What is the protocol in regards to the Shutzhund helpers, especially in protection work. Do you tip them at the end of each day? Do you tip them at Christmas? 

This is all new to me and I don't want to appear to stupid my first time out, especially since I think Stella will do very well in this type of sport. She has extremely high ball drive and always outruns and outmaneuvers any dog that dare try to go after a thrown ball that she thinks belongs to her. 

Any advice about what to expect?


----------



## Chris Wild (Dec 14, 2001)

This really varies greatly from club to club. Some clubs have paid helpers, who charge a set fee per dog/session/month/etc... Some have helpers that "work for tips" but expect fairly large tips per session, so essentially they are paid. Some have helpers who just work dogs because they love to work dogs and help others, and neither receive nor expect any form of compensation (many of whom would be offended if it were offered).

So it would really depends on how the club you are training with is set up. Only way to know is to ask the other members how things work in that specific club.


----------



## Liesje (Mar 4, 2007)

You'll probably just have to ask. There is a huge range in costs and how clubs handle money. Some only have dues, some you pay the helper a set amount, some you don't pay a set amount but "tip"....


----------



## Stella's Mom (Mar 8, 2011)

Chris Wild said:


> This really varies greatly from club to club. Some clubs have paid helpers, who charge a set fee per dog/session/month/etc... Some have helpers that "work for tips" but expect fairly large tips per session, so essentially they are paid. Some have helpers who just work dogs because they love to work dogs and help others, and neither receive nor expect any form of compensation (many of whom would be offended if it were offered).
> 
> So it would really depends on how the club you are training with is set up. Only way to know is to ask the other members how things work in that specific club.

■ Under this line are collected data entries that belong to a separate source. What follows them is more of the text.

extern "C" int ppms_dwconv_gelu(ppms_sp x, ppms_sp y, const float* w, const float* b, int k, int BT, int H, int W, void* stream) {
    PPMS_REQUIRE(k == 1 || k == 7, "dwconv_gelu: k=%d (only 1 and 7)", k);
    PPMS_REQUIRE(x.hi && x.lo && y.hi && y.lo && x.c == y.c && x.c > 0 && x.c <= 64 && x.c % 8 == 0 && x.ld % 8 == 0 && y.ld % 8 == 0,
                 "dwconv_gelu: views must have c <= 64 and c, ld multiples of 8");
    PPMS_REQUIRE((((uintptr_t)x.hi | (uintptr_t)x.lo | (uintptr_t)y.hi | (uintptr_t)y.lo) & 15) == 0,
                 "dwconv_gelu: the planes of x and y must be 16-byte aligned (a view starts at a multiple of 8 channels)");
    PPMS_REQUIRE(w != nullptr && b != nullptr && ((uintptr_t)b & 15) == 0, "dwconv_gelu: w and a 16-byte aligned bias expected");
    PPMS_REQUIRE(BT > 0 && H > 0 && W > 0, "dwconv_gelu: bad shape BT=%d H=%d W=%d", BT, H, W);
    const int64_t rows = (int64_t)BT * H;
    const int groups = x.c / 8;
    const dim3 grid(ceil_div(rows * ((W + DW_PX - 1) / DW_PX) * groups, 256));
    if (k == 1)
        hipLaunchKernelGGL(dwconv_gelu_kernel<1>, grid, dim3(256), 0, (hipStream_t)stream, x, y, w, b, H, W, rows, groups);
    else
        hipLaunchKernelGGL(dwconv_gelu_kernel<7>, grid, dim3(256), 0, (hipStream_t)stream, x, y, w, b, H, W, rows, groups);
    return ppms_check_launch("dwconv_gelu");
}

__global__ __launch_bounds__(256) void flow_patch7_kernel(const float* __restrict__ flow, ppms_sp patch, int H, int W, int64_t P) {
    const int64_t idx = (int64_t)blockIdx.x * 256 + threadIdx.x;
    if (idx >= P * 128) return;
    const int k = (int)(idx & 127);
    const int64_t pix = idx >> 7;
    float v = 0.0f;
    if (k < 98) {
        const int tap = k >> 1, c = k & 1;
        const int ky = tap / 7, kx = tap - ky * 7;
        const int px = (int)(pix % W), py = (int)((pix / W) % H);
        const int xx = px + kx - 3, yy = py + ky - 3;
        if ((unsigned)xx < (unsigned)W && (unsigned)yy < (unsigned)H) v = flow[(pix + (int64_t)(ky - 3) * W + (kx - 3)) * 2 + c];
    }
    bf16_t hi, lo;
    split_bf16(v, hi, lo);
    ((bf16_t*)patch.hi)[pix * patch.ld + k] = hi;
    ((bf16_t*)patch.lo)[pix * patch.ld + k] = lo;
}

extern "C" int ppms_flow_patch7(const float* flow_nhwc, ppms_sp patch, int BT, int H, int W, void* stream) {
    PPMS_REQUIRE(flow_nhwc && patch.hi && patch.lo && patch.ld >= 128, "flow_patch7: bad arguments");
    const int64_t P = (int64_t)BT * H * W;
    hipLaunchKernelGGL(flow_patch7_kernel, dim3(ceil_div(P * 128, 256)), dim3(256), 0, (hipStream_t)stream, flow_nhwc, patch, H, W, P);
    return ppms_check_launch("flow_patch7");
}

__global__ __launch_bounds__(256) void unc_tail_kernel(ppms_sp x, const float* __restrict__ w, float bias, float* __restrict__ unc,
                                                       float* __restrict__ partial, int HW, int nblk) {
    __shared__ float red[16];
    const int frame = blockIdx.y, blk = blockIdx.x;
    const int sub = threadIdx.x & 15, grp = threadIdx.x >> 4;
    float wv[8];
#pragma unroll
    for (int j = 0; j < 8; ++j) wv[j] = w[sub * 8 + j];
    bf16x8 h8[16], l8[16];
#pragma unroll
    for (int it = 0; it < 16; ++it) {
        const int pin = blk * 256 + it * 16 + grp;
        const int64_t pix = (int64_t)frame * HW + (pin < HW ? pin : HW - 1);
        h8[it] = gld<bf16x8>((const bf16_t*)x.hi + pix * x.ld + sub * 8);
        l8[it] = gld<bf16x8>((const bf16_t*)x.lo + pix * x.ld + sub * 8);
    }
    float local = 0.0f;
#pragma unroll
    for (int it = 0; it < 16; ++it) {
        const int pin = blk * 256 + it * 16 + grp;
        float s = 0.0f;
#pragma unroll
        for (int j = 0; j < 8; ++j) s += wv[j] * join_bf16(h8[it][j], l8[it][j]);
        s += __shfl_xor(s, 1);
        s += __shfl_xor(s, 2);
        s += __shfl_xor(s, 4);
        s += __shfl_xor(s, 8);
        if (pin < HW && sub == 0) {
            const float u = sigmoid_f(s + bias);
            unc[(int64_t)frame * HW + pin] = u;
            local += u;
        }
    }
    if (sub == 0) red[grp] = local;
    __syncthreads();
    if (threadIdx.x == 0) {
        float t = 0.0f;
        for (int i = 0; i < 16; ++i) t += red[i];
        partial[frame * nblk + blk] = t;
    }
}

extern "C" int ppms_unc_tail(ppms_sp x, const float* w, float bias, float* unc, float* partial, int BT, int HW, void* stream) {
    PPMS_REQUIRE(x.hi && x.lo && x.c == 128 && x.ld % 8 == 0, "unc_tail: expects a 128-channel SP view");
    const int nblk = ceil_div(HW, 256);
    hipLaunchKernelGGL(unc_tail_kernel, dim3(nblk, BT), dim3(256), 0, (hipStream_t)stream, x, w, bias, unc, partial, HW, nblk);
    return ppms_check_launch("unc_tail");
}

__global__ __launch_bounds__(256) void tap_gather_sum_kernel(const float* __restrict__ y, int y_ld, const float* __restrict__ bias,
                                                             float* __restrict__ out, int out_ld, float* __restrict__ accum, int accum_ld, int cout,
                                                             int kt, int kh, int kw, int T, int H, int W, int t_halo, int64_t total) {
    const int64_t idx = (int64_t)blockIdx.x * 256 + threadIdx.x;
    if (idx >= total) return;
    const int c = (int)(idx % cout);
    const int64_t pix = idx / cout;
    const int x = (int)(pix % W), yy = (int)((pix / W) % H), t = (int)(pix / ((int64_t)W * H));
    float acc = bias ? bias[c] : 0.0f;
    int tap = 0;
    for (int kz = 0; kz < kt; ++kz)
        for (int ky = 0; ky < kh; ++ky)
            for (int kx = 0; kx < kw; ++kx, ++tap) {
                const int tt = t + kz - kt / 2, y2 = yy + ky - kh / 2, x2 = x + kx - kw / 2;
                if ((unsigned)(tt + t_halo) < (unsigned)(T + 2 * t_halo) && (unsigned)y2 < (unsigned)H && (unsigned)x2 < (unsigned)W)
                    acc += y[(((int64_t)tt * H + y2) * W + x2) * y_ld + tap * cout + c];
            }
    out[pix * out_ld + c] = acc;
    if (accum != nullptr) accum[pix * accum_ld + c] += acc;
}
__global__ __launch_bounds__(256) void tap_gather_sum333_kernel(const float* __restrict__ y, int y_ld, const float* __restrict__ bias,
                                                                float* __restrict__ out, int out_ld, float* __restrict__ accum, int accum_ld, int cout,
                                                                int T, int H, int W, int t_halo, int64_t total) {
    const int64_t idx = (int64_t)blockIdx.x * 256 + threadIdx.x;
    if (idx >= total) return;
    const int c = (int)(idx % cout);
    const int64_t pix = idx / cout;
    const int x = (int)(pix % W), yy = (int)((pix / W) % H), t = (int)(pix / ((int64_t)W * H));
    float v[27];
#pragma unroll
    for (int tap = 0; tap < 27; ++tap) {
        const int kz = tap / 9, ky = (tap / 3) % 3, kx = tap % 3;
        const int tt = t + kz - 1, y2 = yy + ky - 1, x2 = x + kx - 1;
        const bool ok = (unsigned)(tt + t_halo) < (unsigned)(T + 2 * t_halo) && (unsigned)y2 < (unsigned)H && (unsigned)x2 < (unsigned)W;
        v[tap] = ok ? y[(((int64_t)tt * H + y2) * W + x2) * y_ld + tap * cout + c] : 0.0f;
    }
    float acc = bias ? bias[c] : 0.0f;
#pragma unroll
    for (int tap = 0; tap < 27; ++tap) {
        const int kz = tap / 9, ky = (tap / 3) % 3, kx = tap % 3;
        const int tt = t + kz - 1, y2 = yy + ky - 1, x2 = x + kx - 1;
        const bool ok = (unsigned)(tt + t_halo) < (unsigned)(T + 2 * t_halo) && (unsigned)y2 < (unsigned)H && (unsigned)x2 < (unsigned)W;
        if (ok) acc += v[tap];
    }
    out[pix * out_ld + c] = acc;
    if (accum != nullptr) accum[pix * accum_ld + c] += acc;
}
extern "C" int ppms_tap_gather_sum(const float* y, int y_ld, const float* bias, float* out, int out_ld, float* accum, int accum_ld, int cout, int kt,
                                   int kh, int kw, int T, int H, int W, int t_halo, void* stream) {
    PPMS_REQUIRE(y && out && cout > 0 && kt * kh * kw * cout <= y_ld && out_ld >= cout && t_halo >= 0, "tap_gather_sum: bad arguments");
    PPMS_REQUIRE(accum == nullptr || accum_ld >= cout, "tap_gather_sum: accum_ld=%d < cout=%d", accum_ld, cout);
    const int64_t total = (int64_t)T * H * W * cout;
    if (kt == 3 && kh == 3 && kw == 3)
        hipLaunchKernelGGL(tap_gather_sum333_kernel, dim3(ceil_div(total, 256)), dim3(256), 0, (hipStream_t)stream, y, y_ld, bias, out, out_ld, accum,
                           accum_ld, cout, T, H, W, t_halo, total);
    else
        hipLaunchKernelGGL(tap_gather_sum_kernel, dim3(ceil_div(total, 256)), dim3(256), 0, (hipStream_t)stream, y, y_ld, bias, out, out_ld, accum, accum_ld,
                           cout, kt, kh, kw, T, H, W, t_halo, total);
    return ppms_check_launch("tap_gather_sum");
}

__global__ __launch_bounds__(256) void flow_add_kernel(float* __restrict__ flow, const float* __restrict__ dflow, int dflow_ld, int64_t P) {
    const int64_t idx = (int64_t)blockIdx.x * 256 + threadIdx.x;
    if (idx >= P * 2) return;
    flow[idx] += dflow[(idx >> 1) * dflow_ld + (idx & 1)];
}
extern "C" int ppms_flow_add(float* flow_nhwc, const float* dflow, int dflow_ld, int64_t pixels, void* stream) {
    PPMS_REQUIRE(flow_nhwc && dflow && dflow_ld >= 2, "flow_add: bad arguments");
    hipLaunchKernelGGL(flow_add_kernel, dim3(ceil_div(pixels * 2, 256)), dim3(256), 0, (hipStream_t)stream, flow_nhwc, dflow, dflow_ld, pixels);
    return ppms_check_launch("flow_add");
}

__global__ __launch_bounds__(256) void convex_upsample_kernel(const float* __restrict__ flow, const float* __restrict__ mask, int mask_ld,
                                                              float* __restrict__ out, int H, int W, int64_t P) {
    const int64_t idx = (int64_t)blockIdx.x * 256 + threadIdx.x;
    if (idx >= P * 16) return;
    const int sub = (int)(idx & 15);
    const int64_t pix = idx >> 4;
    const int x = (int)(pix % W), y = (int)((pix / W) % H);
    const int64_t frame = pix / ((int64_t)H * W);
    const float* m = mask + pix * mask_ld + sub;
    float mv[9], mx = -INFINITY;
#pragma unroll
    for (int k = 0; k < 9; ++k) {
        mv[k] = m[16 * k];
        mx = fmaxf(mx, mv[k]);
    }
    float den = 0.0f;
#pragma unroll
    for (int k = 0; k < 9; ++k) {
        mv[k] = expf(mv[k] - mx);
        den += mv[k];
    }
    float o0 = 0.0f, o1 = 0.0f;
#pragma unroll
    for (int k = 0; k < 9; ++k) {
        const int yy = y + k / 3 - 1, xx = x + k % 3 - 1;
        if ((unsigned)yy < (unsigned)H && (unsigned)xx < (unsigned)W) {
            const int64_t q = pix + (int64_t)(k / 3 - 1) * W + (k % 3 - 1);
            const float wgt = mv[k] / den;
            o0 += wgt * (4.0f * flow[q * 2]);
            o1 += wgt * (4.0f * flow[q * 2 + 1]);
        }
    }
    const int i = sub >> 2, j = sub & 3;
    const int64_t OW = 4 * (int64_t)W, OHW = 16 * (int64_t)H * W;
    const int64_t o = (frame * 2) * OHW + (int64_t)(4 * y + i) * OW + 4 * x + j;
    out[o] = o0;
    out[o + OHW] = o1;
}
extern "C" int ppms_convex_upsample(const float* flow_nhwc, const float* mask, int mask_ld, float* out, int BT, int H, int W, void* stream) {
    PPMS_REQUIRE(flow_nhwc && mask && out && mask_ld >= 144, "convex_upsample: bad arguments");
    const int64_t P = (int64_t)BT * H * W;
    hipLaunchKernelGGL(convex_upsample_kernel, dim3(ceil_div(P * 16, 256)), dim3(256), 0, (hipStream_t)stream, flow_nhwc, mask, mask_ld,
                       out, H, W, P);
    return ppms_check_launch("convex_upsample");
}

That makes sense. I could not imagine the $324 paid the folks who are out there each week putting in their time and experience.

thanks!


----------



## Liesje (Mar 4, 2007)

It probably doesn't. That's a pretty low amount and probably covers equipment, insurance, and maybe goes towards whatever facilities you guys use (mowing, utilities, etc).


----------



## Stella's Mom (Mar 8, 2011)

I will ask the other members how they handle the tipping/fees.

I am so excited to start the Shutzhund training. The weather should start to cool down a bit soon, so it will be great to be outdoors working with my dog.


----------



## Chris Wild (Dec 14, 2001)

Dues that low wouldn't pay much to anyone unless the club has a lot of members paying that amount. Most likely it just covers expenses like Lies said, with anything left over commonly put into a fund to be used for seminars, trials, etc...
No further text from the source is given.